結婚は確かに素晴らしいが、同時に厄介なことにも満ちあふれている。当事者がセラピストやカウンセラーでもない限り、ありがちな夫婦間のいざこざに(多くのケースでは思いがけず早期に)突き当たると、ありがたくないサプライズのように感じられるだろう。そして、心の準備ができていないと、こうしたトラブルはその後の長い年月を通じて不愉快なものであり続けるおそれもある。
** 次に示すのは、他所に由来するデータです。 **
#ifdef PAFUSE_MFMA_K8
typedef __bf16 bf16x4_t __attribute__((ext_vector_type(4)));
typedef short s16x4_t __attribute__((ext_vector_type(4)));
// ... 1238 lines not shown
            }
            static_for<NG>([&](auto G) {
                constexpr int g = decltype(G)::value;
                constexpr int nt = g % NT;
                constexpr bool SPL = g < NT && ABL < 3 && NS2 == 2;
                constexpr int q0 = SPL ? (4 * nt) / NT : 0, q1 = SPL ? (4 * (nt + 1)) / NT : 0;
                if constexpr (g + 1 < NG) {
                    load_w(std::integral_constant<int, g + 1>{});
                    if constexpr (g == 0 && NS2 == 2) {
                        asm volatile("s_waitcnt lgkmcnt(3)"
                                     : "+v"(wf[0][0]), "+v"(wf[0][1]), "+v"(wf[0][2]), "+v"(b_lo), "+v"(b_hi));
    #pragma unroll
                        for (int q = 0; q < 4; ++q) {
                            sp[q].x0 = __builtin_bit_cast(float, q < 2 ? b_lo[2 * q] : b_hi[2 * q - 4]);
                            sp[q].x1 = __builtin_bit_cast(float, q < 2 ? b_lo[2 * q + 1] : b_hi[2 * q - 3]);
                        }
                    } else {
                        asm volatile("s_waitcnt lgkmcnt(3)" : "+v"(wf[g & 1][0]), "+v"(wf[g & 1][1]), "+v"(wf[g & 1][2]));
                    }
                } else {
                    asm volatile("s_waitcnt lgkmcnt(0)" : "+v"(wf[g & 1][0]), "+v"(wf[g & 1][1]), "+v"(wf[g & 1][2]));
                }
                const u32x4(&w)[3] = wf[g & 1];
                auto mm = [&](int wi, int ai) {
                    PAFUSE_PIN_ACC(acc[nt]);
                    acc[nt] = mfma_bf16_k16(__builtin_bit_cast(bf16x8, w[wi]), __builtin_bit_cast(bf16x8, cur[ai]), acc[nt]);
                };
                auto pins = [&]() {
    #pragma unroll
                    for (int q = q0; q < q1; ++q) PAFUSE_PIN_PAIR(sp[q]);
                };
                pins();
                mm(0, 2);
                {
                    constexpr int PER = (CNT + NG - 1) / NG, j0 = g * PER, j1 = (g + 1) * PER < CNT ? (g + 1) * PER : CNT;
                    if constexpr (j0 < j1 && ABL < 2) {
                        asm volatile("" ::: "memory");
                        if (refill) {
    #pragma unroll
                            for (int j = j0; j < j1; ++j) issue_piece(kn, stn, j);
                        }
                        asm volatile("" ::: "memory");
                    }
                }
    #pragma unroll
                for (int q = q0; q < q1; ++q) sp[q].template stage<0>();
                pins();
                mm(2, 0);
    #pragma unroll
                for (int q = q0; q < q1; ++q) sp[q].template stage<1>();
                pins();
                mm(1, 1);
    #pragma unroll
                for (int q = q0; q < q1; ++q) sp[q].template stage<2>();
                pins();
                mm(0, 1);
    #pragma unroll
                for (int q = q0; q < q1; ++q) sp[q].template stage<3>();
                pins();
                mm(1, 0);
    #pragma unroll
                for (int q = q0; q < q1; ++q) {
                    sp[q].template stage<4>();
                    nxt[0][q] = sp[q].s0, nxt[1][q] = sp[q].s1, nxt[2][q] = sp[q].s2;
                }
                pins();
                mm(0, 0);
                if constexpr (g == NT - 1 && ABL < 3 && NS2 == 2) cur[0] = nxt[0], cur[1] = nxt[1], cur[2] = nxt[2];
                if constexpr (g == NT - 1 && ABL >= 3 && NS2 == 2) {
    #pragma unroll
                    for (int q = 0; q < 4; ++q)
                        cur[0][q] = cur[2][q] = __builtin_bit_cast(uint32_t, sp[q].x0), cur[1][q] = __builtin_bit_cast(uint32_t, sp[q].x1);
                }
            });
    #undef PAFUSE_PIN_ACC
    #undef PAFUSE_PIN_PAIR
            __builtin_amdgcn_s_setprio(0);
        }
    }
    PAFUSE_STAMP(1);
    __syncthreads();
    constexpr int VEC = EPI == EPI_BIAS ? 0 : (7 * BM * WN + 3) / 4 * 4;
    if constexpr (VEC > 0) {
        static_assert((size_t)(VEC + 5 * BN) * sizeof(float) <= (size_t)NSTAGE * T::STAGE_BYTES, "epilogue vectors must fit the ring");
        const float* const src[5] = {p.bias, p.post_w, p.post_b, p.next_w, p.next_b};
#pragma unroll
        for (int v = 0; v < 5; ++v)
            if (src[v])
                for (int i = tid; i < BN / 4; i += T::NTHR)
                    *reinterpret_cast<f32x4*>(smem + VEC + v * BN + 4 * i) = *reinterpret_cast<const f32x4*>(src[v] + n0 + 4 * i);
        __syncthreads();
    }
    if constexpr (ABL == 4) {
        float sacc = 0.f;
#pragma unroll
        for (int nt = 0; nt < NT; ++nt)
#pragma unroll
            for (int i = 0; i < 16; ++i) sacc += acc[nt][i];
        if (sacc == 123.456f) p.out[0] = sacc;
        return;
    }
    if constexpr (EPI == EPI_ROWLN && SLAB) {
        constexpr size_t RINGF = (size_t)NSTAGE * T::STAGE_BYTES / sizeof(float);
        constexpr auto need = [](int nth) { return (size_t)VEC + 5 * BN + (size_t)NW * 32 * (32 * nth + 4); };
        constexpr int NTH = (NT % 2 == 0 && need(2) <= RINGF) ? 2 : 1;
        static_assert(need(NTH) <= RINGF, "epilogue scratch must fit the ring");
        epilogue_rows_h<WN, NT, BM, NW, NTH, false, 2>(acc, p, m0, n0, wm, wn, r, h, wave, lane, smem, 1.0f);
    } else {
        epilogue_row_per_lane<WN, NT, BM, EPI, VEC>(acc, p, m0, n0, wm, wn, r, h, smem);
    }
}

template <int WM, int WN, int NT, int EPI, int NSTAGE, int MINW, int ABL = 0, int BKC = 32>
__global__ void __launch_bounds__(WM* WN * 64, MINW) gemm_dma_kernel(const GemmParams p) {
    PAFUSE_XQ_GUARD();
    extern __shared__ __attribute__((aligned(16))) float smem[];
    gemm_dma_tile<WM, WN, NT, EPI, NSTAGE, ABL, BKC>(p, blockIdx.x, gridDim.x, smem);
}

constexpr int GROUP_MAX = 4;
struct GroupedGemmParams {
    GemmParams p[GROUP_MAX];
    int first[GROUP_MAX + 1];
    int n;
};

template <int EPI>
__global__ void __launch_bounds__(256, 2) grouped_rowln_kernel(const GroupedGemmParams g) {
    PAFUSE_XQ_GUARD();
    extern __shared__ __attribute__((aligned(16))) float smem[];
    const int b = blockIdx.x;
    int s = 0;
#pragma unroll
    for (int i = 1; i < GROUP_MAX; ++i)
        if (i < g.n && b >= g.first[i]) s = i;
    const GemmParams& p = g.p[s];
    const int lb = b - g.first[s], nb = g.first[s + 1] - g.first[s];
    switch (p.N) {
        case 384: gemm_dma_tile<2, 2, 6, EPI, 2, 0, 16, false>(p, lb, nb, smem); break;
        case 256: gemm_dma_tile<2, 2, 4, EPI, 2, 0, 16, false>(p, lb, nb, smem); break;
        case 224: gemm_dma_tile<4, 1, 7, EPI, 2, 0, 16, false>(p, lb, nb, smem); break;
        default: break;
    }
}

struct AttnParams {
    const float* qkv;
    float* o;
    uint8_t* o_h;
    int64_t nseq;
    int L, C, heads, d;
    int64_t group, group_stride, seq_stride, tok_stride;
    float scale;
};

template <int ITEMS>
__device__ __forceinline__ void attn_item(int64_t i, int64_t nseq, int heads, int64_t& seq, int& head) {
    if (nseq % 8 == 0 && ((nseq / 8) * heads) % ITEMS == 0) {
        const int64_t blk = i / ITEMS;
        const int lo = (int)(blk % 8);
        const int64_t u = (blk / 8) * ITEMS + (i % ITEMS);
        head = (int)(u % heads);
        seq = (u / heads) * 8 + lo;
    } else {
        seq = i / heads;
        head = (int)(i % heads);
    }
}
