template <int D>
__global__ void __launch_bounds__(kRB) k_nn_fill(const double* __restrict__ X, CellGrid cg,
                                                 const int* __restrict__ starts, const int* __restrict__ cellNodes,
                                                 const double* __restrict__ gx, const double* __restrict__ gy,
                                                 const double* __restrict__ gz, int nx, int ny, int nz,
                                                 const double* __restrict__ monVals, double* __restrict__ vals,
                                                 GridBox box, NnCand cand) {
  constexpr int DD = D * D;
  const long long p = (long long)blockIdx.x * kRB + threadIdx.x;
  if (p >= box_rows(box)) return;
  int sx, sy, k;
  const size_t row = box_row(box, p, nx, ny, sx, sy, k);
  const int i = (D == 2) ? sx : sy, j = (D == 2) ? sy : sx;
  double q[3] = {gx[i], gy[j], D == 3 ? gz[k] : 0.0};
  int c[3] = {0, 0, 0};
  cellOf<D>(q, cg, c);
  double best = INFINITY;
  int bi = -1, bg = -1;
  int rmax = 0;
#pragma unroll
  for (int d = 0; d < D; ++d) rmax = max(rmax, max(c[d], cg.n[d] - 1 - c[d]));
  for (int r = 0; r <= rmax; ++r) {
    const int z0 = (D == 3) ? max(c[2] - r, 0) : 0, z1 = (D == 3) ? min(c[2] + r, cg.n[2] - 1) : 0;
    const int y0 = max(c[1] - r, 0), y1 = min(c[1] + r, cg.n[1] - 1);
    const int x0 = max(c[0] - r, 0), x1 = min(c[0] + r, cg.n[0] - 1);
    for (int cz = z0; cz <= z1; ++cz)
      for (int cy = y0; cy <= y1; ++cy)
        for (int cx = x0; cx <= x1; ++cx) {
          const int dz = (D == 3) ? abs(cz - c[2]) : 0;
          if (max(max(abs(cx - c[0]), abs(cy - c[1])), dz) != r) continue;
          const int cell = (cz * cg.n[1] + cy) * cg.n[0] + cx;
          for (int t = starts[cell]; t < starts[cell + 1]; ++t) {
            const int v = cellNodes[t];
            const int gv = cand.gid ? cand.gid[v] : v;
            double dd = 0.0;
#pragma unroll
            for (int d = 0; d < D; ++d) {
              const double df = q[d] - X[(size_t)v * D + d];
              dd += df * df;
            }
            if (dd < best || (dd == best && gv < bg)) {
              best = dd;
              bi = v;
              bg = gv;
            }
          }
        }
    const double lb = ((double)r - 1e-6) * cg.hmin;
    if (bi >= 0 && r > 0 && best < lb * lb) break;
  }
  if (cand.gid) {
    double gap = INFINITY;
#pragma unroll
    for (int d = 0; d < D; ++d) gap = fmin(gap, fmin(q[d] - cand.slo[d], cand.shi[d] - q[d]));
    if (!(bi >= 0 && gap > 0.0 && best < gap * gap * (1.0 - 1e-9))) {
      atomicOr(cand.fail, 1);
      if (bi < 0) return;
    }
  }
#pragma unroll
  for (int e = 0; e < DD; ++e) vals[row * DD + e] = monVals[(size_t)bi * DD + e];
}

template <int D>
__global__ void __launch_bounds__(kRB) k_select_owned(const double* __restrict__ X, const int* __restrict__ ownLocal,
                                                      const int* __restrict__ ownGid, int nOwned, int nranks, int rank,
                                                      const double* __restrict__ sboxes, int* __restrict__ counts,
                                                      double* __restrict__ send, int cap) {
  const int i = blockIdx.x * kRB + threadIdx.x;
  if (i >= nOwned) return;
  const int v = ownLocal[i];
  double x[D];
#pragma unroll
  for (int d = 0; d < D; ++d) x[d] = X[(size_t)v * D + d];
  for (int q = 0; q < nranks; ++q) {
    if (q == rank) continue;
    const double* s = sboxes + (size_t)q * 2 * D;
    bool in = true;
#pragma unroll
    for (int d = 0; d < D; ++d) in = in && x[d] >= s[d] && x[d] <= s[D + d];
    if (in) {
      const int k = atomicAdd(&counts[q], 1);
      double* r = send + ((size_t)q * cap + k) * (D + 1);
#pragma unroll
      for (int d = 0; d < D; ++d) r[d] = x[d];
      r[D] = (double)ownGid[i];
    }
  }
}

template <int D>
__global__ void __launch_bounds__(kRB) k_build_cand(const double* __restrict__ X, const int* __restrict__ gidLocal,
                                                    int nLocal, const double* __restrict__ recv, int nRecv,
                                                    double* __restrict__ cx, int* __restrict__ cgid) {
  const int i = blockIdx.x * kRB + threadIdx.x;
  if (i >= nLocal + nRecv) return;
  if (i < nLocal) {
#pragma unroll
    for (int d = 0; d < D; ++d) cx[(size_t)i * D + d] = X[(size_t)i * D + d];
    cgid[i] = gidLocal[i];
  } else {
    const double* r = recv + (size_t)(i - nLocal) * (D + 1);
#pragma unroll
    for (int d = 0; d < D; ++d) cx[(size_t)i * D + d] = r[d];
    cgid[i] = (int)r[D];
  }
}

template <int D>
__global__ void __launch_bounds__(kRB) k_smooth(const double* __restrict__ in, double* __restrict__ out, int nx,
                                                int ny, int nz, GridBox box) {
  constexpr int DD = D * D;
  const long long p = (long long)blockIdx.x * kRB + threadIdx.x;
  const long long P = (long long)(nx + 1) * (ny + 1);
  if (p >= box_rows(box)) return;
  int i, j, k;
  const long long c = (long long)box_row(box, p, nx, ny, i, j, k);
  const bool interior = i >= 1 && i < nx && j >= 1 && j < ny && (D == 2 || (k >= 1 && k < nz));
  for (int q = 0; q < DD; ++q) {
    double v;
    if (!interior) {
      v = in[c * DD + q];
    } else if constexpr (D == 2) {
      v = 0.6 * in[c * DD + q];
      v += 0.1 * in[(c + 1) * DD + q];
      v += 0.1 * in[(c - 1) * DD + q];
      v += 0.1 * in[(c + nx + 1) * DD + q];
      v += 0.1 * in[(c - nx - 1) * DD + q];
    } else {
      const double h = 0.4 / 6.0;
      v = 0.6 * in[c * DD + q] + h * in[(c + 1) * DD + q] + h * in[(c - 1) * DD + q] + h * in[(c + nx + 1) * DD + q] +
          h * in[(c - nx - 1) * DD + q] + h * in[(c + P) * DD + q] + h * in[(c - P) * DD + q];
    }
    out[c * DD + q] = v;
  }
}

template <int D>
__global__ void __launch_bounds__(kRB) k_box_commit(const double* __restrict__ src, double* __restrict__ vals,
                                                    double* __restrict__ pad, int nx, int ny, int nz, GridBox box) {
  constexpr int DD = D * D;
  const long long c = (long long)blockIdx.x * kRB + threadIdx.x;
  const long long P = (long long)(nx + 1) * (ny + 1);
  if (c >= P * (D == 3 ? nz + 1 : 1)) return;
  const int i = (int)(c % (nx + 1)), j = (int)((c / (nx + 1)) % (ny + 1)), k = (D == 3) ? (int)(c / P) : 0;
  const bool in = i >= box.lo[0] && i <= box.hi[0] && j >= box.lo[1] && j <= box.hi[1] && k >= box.lo[2] &&
                  k <= box.hi[2];
  const double nan = __builtin_nan("");
  for (int q = 0; q < DD; ++q) vals[c * DD + q] = in ? src[c * DD + q] : nan;
  if (D == 3 && pad) {
    for (int q = 0; q < DD; ++q) pad[c * 10 + q] = in ? src[c * DD + q] : nan;
    pad[c * 10 + 9] = 0.0;
  }
}

__global__ void __launch_bounds__(kRB) k_rows_gather(int D, const int* __restrict__ idx, int n,
                                                     const double* __restrict__ in, double* __restrict__ out) {
  const int i = blockIdx.x * kRB + threadIdx.x;
  if (i >= n) return;
  for (int c = 0; c < D; ++c) out[(size_t)i * D + c] = in[(size_t)idx[i] * D + c];
}
__global__ void __launch_bounds__(kRB) k_rows_scatter(int D, const int* __restrict__ idx, int n,
                                                      const double* __restrict__ in, double* __restrict__ out) {
  const int i = blockIdx.x * kRB + threadIdx.x;
  if (i >= n || idx[i] < 0) return;
  for (int c = 0; c < D; ++c) out[(size_t)idx[i] * D + c] = in[(size_t)i * D + c];
}

inline unsigned blocks(long long n) { return (unsigned)((n + kRB - 1) / kRB); }

}

template <int D>
void launch_bbox(const double* X, int n, double* partials, int nblocks, hipStream_t st) {
  hipLaunchKernelGGL(k_bbox<D>, dim3(nblocks), dim3(kRB), 0, st, X, n, partials);
}

template <int D>
void launch_extent(const double* X, const int* F, int nF, double* partials, int nblocks, hipStream_t st) {
  hipLaunchKernelGGL(k_extent<D>, dim3(nblocks), dim3(kRB), 0, st, X, F, nF, partials);
}

template <int D>
void launch_bin(const double* X, int n, const CellGrid& cg, int* cellOfV, int* counts, int* starts, int* fill,
                int* cellNodes, void* scanTmp, size_t scanTmpBytes, hipStream_t st) {
  const int ncell = cg.n[0] * cg.n[1] * cg.n[2];
  (void)hipMemsetAsync(counts, 0, sizeof(int) * (ncell + 1), st);
  (void)hipMemsetAsync(fill, 0, sizeof(int) * ncell, st);
  hipLaunchKernelGGL(k_bin_count<D>, dim3(blocks(n)), dim3(kRB), 0, st, X, n, cg, cellOfV, counts);
  size_t bytes = scanTmpBytes;
  (void)hipcub::DeviceScan::ExclusiveSum(scanTmp, bytes, counts, starts, ncell + 1, st);
  hipLaunchKernelGGL(k_bin_fill, dim3(blocks(n)), dim3(kRB), 0, st, n, cellOfV, starts, fill, cellNodes);
}

size_t bin_scan_bytes(int ncell) {
  size_t bytes = 0;
  (void)hipcub::DeviceScan::ExclusiveSum(nullptr, bytes, (int*)nullptr, (int*)nullptr, ncell + 1, (hipStream_t)0);
  return bytes;
}

template <int D>
void launch_monitor_tv(const double* X, int n, const double* c, double* monVals, hipStream_t st) {
  hipLaunchKernelGGL(k_monitor_tv<D>, dim3(blocks(n)), dim3(kRB), 0, st, X, n, c[0], c[1], c[2], monVals);
}

static long long host_box_rows(const GridBox& b) {
  return (long long)(b.hi[0] - b.lo[0] + 1) * (b.hi[1] - b.lo[1] + 1) * (b.hi[2] - b.lo[2] + 1);
}

template <int D>
void launch_nn_fill(const double* X, const CellGrid& cg, const int* starts, const int* cellNodes, const double* gx,
                    const double* gy, const double* gz, int nx, int ny, int nz, const double* monVals, double* vals,
                    const GridBox& box, hipStream_t st, const NnCand& cand) {
  const long long n = host_box_rows(box);
  if (n > 0)
    hipLaunchKernelGGL(k_nn_fill<D>, dim3(blocks(n)), dim3(kRB), 0, st, X, cg, starts, cellNodes, gx, gy, gz, nx, ny,
                       nz, monVals, vals, box, cand);
}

パートナーとの関係を真に実りあるものにするには、まず、結婚生活に関する2つの現実を受け入れる必要がある。この2つのルールを受け入れれば、結婚において避けられない浮き沈みにより上手に対処し、乗り切れるようになるだろう。
1. いさかいの解決策としての「5対1の法則」
著名な心理学者ジョン・ゴットマンと心理療法士のジュリー・ゴットマン夫妻は、「5対1の法則」を結婚生活に取り入れることが重要だと強調している。彼らが掲げる理論を具体的に説明すると、カップル間でネガティブなやりとりが1つ生じるたびに、少なくとも5つのポジティブなやりとりをして、マイナスの効果を和らげるべきだ、というものだ。実際、ゴットマン夫妻が1994年に出版した結婚の成功と失敗をテーマとする著書には、このルールの裏付けとなる研究結果が紹介されている。それによると、内容を問わず、ポジティブなやりとりとネガティブなやりとりの割合が5対1に保たれている限り、カップルの関係は安定しているという。しかし、この比率が1対1(より具体的には0.8対1)を割り込んだ場合、パートナーとの関係が不安定になるリスクが生じるとのことだ。
この「魔法の」比率を意識している人なら、これを結婚生活の中で大いに活用するはずだ。そして、パートナーに対して自己弁護や批判、受動攻撃的な態度や、敵対心を伴う行動をした時はいつも、褒め言葉や好意を示すジェスチャー、あるいは相手に奉仕する行動で埋め合わせをしようとするに違いない。